Zero-Cost Tooling: The LSP Advantage

One of the biggest hurdles for any new data format is tooling: syntax highlighting, auto-completion, and linting. By piggybacking on TypeScript, JSON++ gains world-class editor support for free. Because JSON++ files are valid .ts or .js files, every modern editor (VS Code, IntelliJ, Vim via LSP) already knows how to handle them. Developers get:

  • Auto-completion: As you type a key or a function name, the editor suggests valid completions based on the TypeScript definition.
  • Real-time Validation: Red squiggles appear immediately if you violate the grammar or pass the wrong type to a transform function.
  • Refactoring: Renaming a symbolic binding (a let variable) updates all its usages across the document instantly. This “Zero-Cost Tooling” removes the friction of adoption. There is no need to install new plugins or wait for the ecosystem to catch up; the ecosystem is already here.

The LLM-Native Advantage

Large Language Models are trained on the “logic of the web”—billions of lines of JavaScript. They understand variable scoping, string concatenation, and function composition not as abstract rules, but as fundamental patterns of thought. By aligning JSON++ with JS syntax, we create a format that is LLM-Native.

Unlike static JSON, which forces models into a “data entry” mode prone to repetition errors, JSON++ allows models to use their “reasoning” mode. Symbolic bindings (let variables) act as cognitive anchors, allowing the model to define a concept once and reference it reliably throughout the document. This mirrors the way LLMs perform chain-of-thought reasoning: by breaking down complex structures into named, manageable symbols. The result is a dramatic increase in generation reliability and a significant reduction in token consumption, as the model can “compress” repetitive structures into the same symbolic logic it uses to write code.

Furthermore, because the format is valid JS, LLMs can leverage their existing knowledge of algorithmic patterns to perform complex data transformations within the substrate itself.
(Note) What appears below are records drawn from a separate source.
+                    }
+                    if (i < RL || strip < NS - 1) *(f32x4*)(s_in + ((iy0 + i) * TI + ix) * CIN) = v;
+                }
+            }
+        };
+        if (inner) stage(std::true_type{}); else stage(std::false_type{});
     } else
     {
-        constexpr int NI = (TI * TI + 255) / 256;
-        f32x4 iv[NI][G];
-#pragma unroll
-        for (int k = 0; k < NI; ++k) {
-            const int pix = t + k * 256;
-            const int gy = min(max(ty0 * ST - 1 + pix / TI, 0), a.Hin - 1), gx = min(max(tx0 * ST - 1 + pix % TI, 0), a.Win - 1);
-            const float* p = in + ((size_t)gy * a.Win + gx) * CIN;
-#pragma unroll
-            for (int g = 0; g < G; ++g) {
-                if constexpr (VEC == 4) iv[k][g] = *(const f32x4*)(p + g * 4);
-                else iv[k][g].x = p[0];
-            }
-        }
-        if constexpr (FOLD) stage_stat<16>(a.st, b, CIN, tile == 0, s_stat, s_red, t, 256);
-#pragma unroll
-        for (int k = 0; k < NI; ++k) {
-            const int pix = t + k * 256;
-            const int gy = ty0 * ST - 1 + pix / TI, gx = tx0 * ST - 1 + pix % TI;
-            const bool ok = gy >= 0 && gy < a.Hin && gx >= 0 && gx < a.Win;
-            if (pix >= TI * TI) continue;
-            if constexpr (VEC == 4) {
-#pragma unroll
-                for (int g = 0; g < G; ++g) {
-                    f32x4 v = iv[k][g];
-#pragma unroll
-                    for (int q = 0; q < 4; ++q) {
-                        const float m = FOLD ? s_stat[g * 4 + q] : st[g * 4 + q], r = FOLD ? s_stat[CIN + g * 4 + q] : st[CIN + g * 4 + q];
-                        v[q] = ok ? fmaxf(fmaf(v[q], r, m), 0.f) : 0.f;
-                    }
-                    *(f32x4*)(s_in + pix * CIN + g * 4) = v;
-                }
-            } else {
-                s_in[pix] = ok ? fmaf(iv[k][0].x, st[1], st[0]) : 0.f;
-            }
-        }
+        static_assert(PRO == PRO_BN && G == 2 && TI * TI > 256 && TI * TI - 256 <= 128, "block1.2");
+        constexpr int NT = TI * TI - 256;
+        const int wy0 = ty0 * ST - 1, wx0 = tx0 * ST - 1;
+        const bool inner = wy0 >= 0 && wy0 + TI <= a.Hin && wx0 >= 0 && wx0 + TI <= a.Win;
+        const int g2 = __builtin_amdgcn_readfirstlane(t >> 7), pix2 = 256 + min(t & 127, NT - 1);
+        auto stage = [&](auto inner_c) {
+            constexpr bool IN = decltype(inner_c)::value;
+            auto src = [&](int pix) {
+                int gy = wy0 + pix / TI, gx = wx0 + pix % TI;
+                if constexpr (!IN) { gy = min(max(gy, 0), a.Hin - 1); gx = min(max(gx, 0), a.Win - 1); }
+                return in + ((size_t)gy * a.Win + gx) * CIN;
+            };
+            const float* p = src(t);
+            f32x4 iv[3] = {*(const f32x4*)p, *(const f32x4*)(p + 4), *(const f32x4*)(src(pix2) + g2 * 4)};
+            asm volatile("" ::: "memory");
+            if constexpr (FOLD) stage_stat<16>(a.st, b, CIN, tile == 0, s_stat, s_red, t, 256);
+            auto put = [&](f32x4 v, int pix, int g) {
+                bool ok = true;
+                if constexpr (!IN) { const int gy = wy0 + pix / TI, gx = wx0 + pix % TI; ok = gy >= 0 && gy < a.Hin && gx >= 0 && gx < a.Win; }
+#pragma unroll
+                for (int q = 0; q < 4; ++q) {
+                    const float m = FOLD ? s_stat[g * 4 + q] : st[g * 4 + q], r = FOLD ? s_stat[CIN + g * 4 + q] : st[CIN + g * 4 + q];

They don’t just output data; they output the logic of the data, making JSON++ the ideal medium for agentic workflows where models must synthesize, transform, and pass structured information between heterogeneous systems.

Conclusion: From Frozen Formats to Extensible Substrates

The era of the “frozen format” is reaching its limit. As our systems grow more complex and our data more dense, the rigid boundaries of traditional JSON force us into a false choice between human readability and machine efficiency. JSON++ breaks this dichotomy by reimagining data not as a static container, but as a grammar-extensible substrate.

By leveraging the ubiquitous syntax of JavaScript, JSON++ provides a medium that is both a high-level, symbolic DSL for humans and LLMs, and a high-performance, declarative processing graph for machines. It turns the act of data storage into an act of composition—where symbolic bindings eliminate redundancy, pure functions handle complex reconstructions, and the TypeScript ecosystem provides a ready-made specification.

JSON++ doesn’t just store values; it encodes intent. It bridges the gap between the code that processes data and the data itself, creating a living bridge that is as expressive as a programming language yet as safe as a configuration file. By enforcing a side-effect-free environment, it ensures that Declarative Processing remains secure and predictable. In doing so, it provides the universal substrate necessary for the next generation of distributed, intelligent, and truly interoperable systems.